- B-side face label for 1971 single

Single by George Harrison
- A-side: "Bangla Desh"
- Released: 28 July 1971
- Recorded: 4–5 July 1971
- Studio: Record Plant West, Los Angeles
- Genre: Folk-blues
- Length: 3:47
- Label: Apple
- Songwriter: George Harrison
- Producers: George Harrison, Phil Spector

George Harrison singles chronology
| "What Is Life" (1971) | "Bangla Desh" / "Deep Blue" (1971) | "Give Me Love (Give Me Peace on Earth)" (1973) |

= Deep Blue (song) =

1971 single by George Harrison

"Deep Blue" is a song by English rock musician George Harrison that was released as the B-side to his 1971 charity single "Bangla Desh". Harrison wrote the song in 1970, midway through the recording sessions for All Things Must Pass, and recorded it in Los Angeles the following year while organising the Concert for Bangladesh. The composition was inspired by the deteriorating condition of his mother, Louise, before she succumbed to cancer in July 1970, and by Harrison's feelings of helplessness as he visited her in hospital in the north of England.

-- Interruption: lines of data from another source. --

static int run_text_block(int nsplit, const TextBlock& b, int Td, int M, int n_seq, float* te, const Plane2& tn, float* ty, const Plane2& tg,
                          float* gx, const int* row_start, const int* row_end, const int* row_seq, const int* seq_row0, const int* seq_len,
                          __bf16* out_hi, __bf16* out_lo, int ldob, hipStream_t st) {
    LnArgs ln = ln_args(te, Td, M, Td, b.ln_w, b.ln_b, 0.0f, 1e-6f);
    ln.dw_w = b.dw_w; ln.dw_b = b.dw_b; ln.row_seq_start = row_start; ln.row_seq_end = row_end;
    ln.out_hi = tn.hi; ln.out_lo = tn.lo; ln.ldo = Td;
    CK(run_ln(ln, st));
    GemmArgs g1 = gemm_base(tn, Td, b.pw1, M);
    g1.act = ACT_GELU_ERF; g1.out_f32 = ty; g1.ldo = 2 * Td;
    CK(run_gemm_n(b.pw1.f16 ? 3 : nsplit, M, g1, b.pw1, EPI_GENERIC, false, 128, st));
    prof_begin(PROF_OTHER, st);
    hipLaunchKernelGGL(grn_stats_kernel, dim3((2 * Td + 255) / 256, n_seq), dim3(256), 0, st, ty, 2 * Td, 2 * Td, seq_row0, seq_len, gx);
    CKL("grn_stats");
    hipLaunchKernelGGL(grn_apply_kernel, dim3((M + 3) / 4), dim3(256), 0, st, ty, 2 * Td, 2 * Td, M, row_seq, gx, b.gamma, b.beta, tg.hi, tg.lo,
                       2 * Td);
    CKL("grn_apply");
    prof_end(PROF_OTHER, st);
    GemmArgs g2 = gemm_base(tg, 2 * Td, b.pw2, M);
    g2.res = te; g2.ldres = Td; g2.out_f32 = te; g2.ldo = Td;
    if (out_hi) { g2.out_hi = out_hi; g2.out_lo = out_lo; g2.ldob = ldob; }
    return run_gemm_n(b.pw2.f16 ? 3 : nsplit, M, g2, b.pw2, EPI_GENERIC, false, 128, st);
}

static int precompute_text_and_ce(f5hip_dit* m, const float* cond_dev, hipStream_t st) {
    const f5hip_dit_config& c = m->cfg;
    const int D = c.dim, Td = c.text_dim, M = m->M, Kct = 128 + m->td_pad;
    prof_begin(PROF_OTHER, st);
    if (m->arch == 2) {
        const int C0 = m->row_c0;
        hipLaunchKernelGGL(text_gather_kernel, dim3(m->Mc), dim3(256), 0, st, m->text_emb, m->text_pos, D, m->Mc, m->d_row_token + C0,
                           m->d_row_pos + C0, 1, m->te + (size_t)C0 * D, D, 1023);
    } else {
        hipLaunchKernelGGL(text_gather_kernel, dim3(M), dim3(256), 0, st, m->text_emb, m->text_pos, Td, M, m->d_row_token,
                           m->d_row_pos, c.conv_layers > 0 ? 1 : 0, m->te, Td, 4095);
    }
    CKL("text_gather");
    hipLaunchKernelGGL(split_rows_kernel, dim3(M), dim3(256), 0, st, cond_dev, c.mel_dim, c.mel_dim, M, m->d_row_condframe,
                       m->act.hi, m->act.lo, Kct, 0);
    CKL("split cond");
    prof_end(PROF_OTHER, st);
    for (int i = 0; i < c.conv_layers; i++) {
        const bool last = i == c.conv_layers - 1;
        CK(run_text_block(m->nsplit, m->tblk[i], Td, M, m->n_seq, m->te, m->tn, m->ty, m->tg, m->gx, m->d_row_start, m->d_row_end, m->d_row_seq,
                          m->d_seq_row0, m->d_seq_len, last ? m->act.hi + 128 : nullptr, last ? m->act.lo + 128 : nullptr, Kct, st));
    }
    if (c.conv_layers == 0 && m->arch != 2) {
        prof_begin(PROF_OTHER, st);
        hipLaunchKernelGGL(split_rows_kernel, dim3(M), dim3(256), 0, st, m->te, Td, Td, M, (const int*)nullptr, m->act.hi,
                           m->act.lo, Kct, 128);
        CKL("split text");
        prof_end(PROF_OTHER, st);
    }
    GemmArgs g = gemm_base(m->act, Kct, m->wct, M);
    g.out_f32 = m->ce; g.ldo = D;
    CK(run_gemm(m, g, m->wct, EPI_GENERIC, false, 128, st));
    return 0;
}

static int precompute_time(f5hip_dit* m, const float* t_host, int n_t, hipStream_t st) {
    const f5hip_dit_config& c = m->cfg;
    const int D = c.dim;
    if (n_t > kMaxTimePoints) return fail(-8, "at most %d time points per call (got %d)", kMaxTimePoints, n_t);
    const int t_pad = ceil_to(n_t, 128);
    std::vector<uint16_t> hi((size_t)t_pad * 256, 0), lo((size_t)t_pad * 256, 0);
    const float emb = logf(10000.0f) / (float)(128 - 1);
    for (int i = 0; i < n_t; i++)
        for (int k = 0; k < 128; k++) {
            const float f = expf((float)k * -emb);
            const float e = 1000.0f * t_host[i] * f;
            const float sv = (float)sin((double)e), cv = (float)cos((double)e);
            host_split_bf16(sv, hi[(size_t)i * 256 + k], lo[(size_t)i * 256 + k]);
            host_split_bf16(cv, hi[(size_t)i * 256 + 128 + k], lo[(size_t)i * 256 + 128 + k]);
        }
    CK(m->up_time[0].upload(m->sinp.hi, hi.data(), hi.size() * 2, st));
    CK(m->up_time[1].upload(m->sinp.lo, lo.data(), lo.size() * 2, st));
    for (int t0 = 0; t0 < n_t; t0 += 128) {
        const int nb = std::min(128, n_t - t0);
        GemmArgs g1 = gemm_base(rows_from(m->sinp, (size_t)t0 * 256), 256, m->time1, nb);
        g1.act = ACT_SILU; g1.out_hi = m->t1.hi + (size_t)t0 * D; g1.out_lo = m->t1.lo + (size_t)t0 * D; g1.ldob = D;
        CK(run_gemm(m, g1, m->time1, EPI_GENERIC, false, 128, st, 128));
        GemmArgs g2 = gemm_base(rows_from(m->t1, (size_t)t0 * D), D, m->time2, nb);
        if (m->arch == 1) {
            g2.out_f32 = m->temb + (size_t)t0 * D; g2.ldo = D;
            CK(run_gemm(m, g2, m->time2, EPI_GENERIC, false, 128, st, 128));
            continue;
        }
        g2.act = ACT_SILU; g2.out_hi = m->st.hi + (size_t)t0 * D; g2.out_lo = m->st.lo + (size_t)t0 * D; g2.ldob = D;
        CK(run_gemm(m, g2, m->time2, EPI_GENERIC, false, 128, st, 128));
        GemmArgs g3 = gemm_base(rows_from(m->st, (size_t)t0 * D), D, m->adaln, nb);
        g3.out_f32 = m->mod + (size_t)t0 * m->n_adaln; g3.ldo = m->n_adaln;
        CK(run_gemm(m, g3, m->adaln, EPI_GENERIC, false, 128, st, 128));
    }
    return 0;
}

static void set_rope(GemmArgs& q, const f5hip_dit* m, int row_off) {
    q.row_pos = nullptr; q.rope_cos = m->rope_row_cos + (size_t)row_off * 32; q.rope_sin = m->rope_row_sin + (size_t)row_off * 32;
}

struct Stream { int row0, rows; const BlockWeights* w; bool keep; };
static Stream audio_stream(const f5hip_dit* m) { return {0, m->M, &m->blk, true}; }

static int block_residual(f5hip_dit* m, const Stream& s, const Plane2& A, int lda, const PackedW& W, const float* gate, const int* keep, hipStream_t st) {
    const int D = m->cfg.dim;
    GemmArgs g = gemm_base(A, lda, W, s.rows);
    g.mul = gate; g.res = m->h + (size_t)s.row0 * D; g.ldres = D; g.out_f32 = m->h + (size_t)s.row0 * D; g.ldo = D; g.row_keep = keep;
    const bool per_row = gate && m->d_row_tp;
    if (per_row) { g.row_mod = m->d_row_tp + s.row0; g.mod_ld = m->n_adaln; }
    return run_gemm(m, g, W, per_row ? EPI_GENERIC_ROWMUL : EPI_GENERIC, false, 64, st, s.rows);
}

static int block_qkv(f5hip_dit* m, const Stream& s, int l, hipStream_t st) {
    const int D = m->cfg.dim;
    const size_t r0 = s.row0;
    GemmArgs q = gemm_base(rows_from(m->hn, r0 * D), D, s.w->qkv[l], s.rows);
    q.D = D; set_rope(q, m, s.row0); q.qk = m->qk + r0 * 2 * D; q.vt = m->vt + r0; q.ldvt = m->Rtot;
    return run_gemm(m, q, s.w->qkv[l], EPI_QKV, false, 128, st, s.rows);
}

static int block_out(f5hip_dit* m, const Stream& s, int l, const float* gate, hipStream_t st) {
    const int D = m->cfg.dim;
    return block_residual(m, s, rows_from(m->ao, (size_t)s.row0 * D), D, s.w->out[l], gate, s.keep && m->any_masked ? m->d_row_keep : nullptr, st);
}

Given the subject matter, "Deep Blue" also served to convey the suffering endured by the millions of refugees from war-torn Bangladesh in 1971, as sickness and disease became widespread among their makeshift camps in northern India.

Following Harrison's work with American guitarist David Bromberg, "Deep Blue" features sparse instrumentation in the folk-blues style. It includes one of Harrison's first uses of dobro on a recording. The song proved popular on US radio and was listed with the A-side when "Bangla Desh" peaked at number 23 on the Billboard Hot 100 chart.

Well regarded by music critics and commentators, "Deep Blue" was out of print since the early 1970s and gained a reputation as an overlooked B-side. The re-release came in September 2006, when EMI included the song as a bonus track on the reissue of Harrison's Living in the Material World album.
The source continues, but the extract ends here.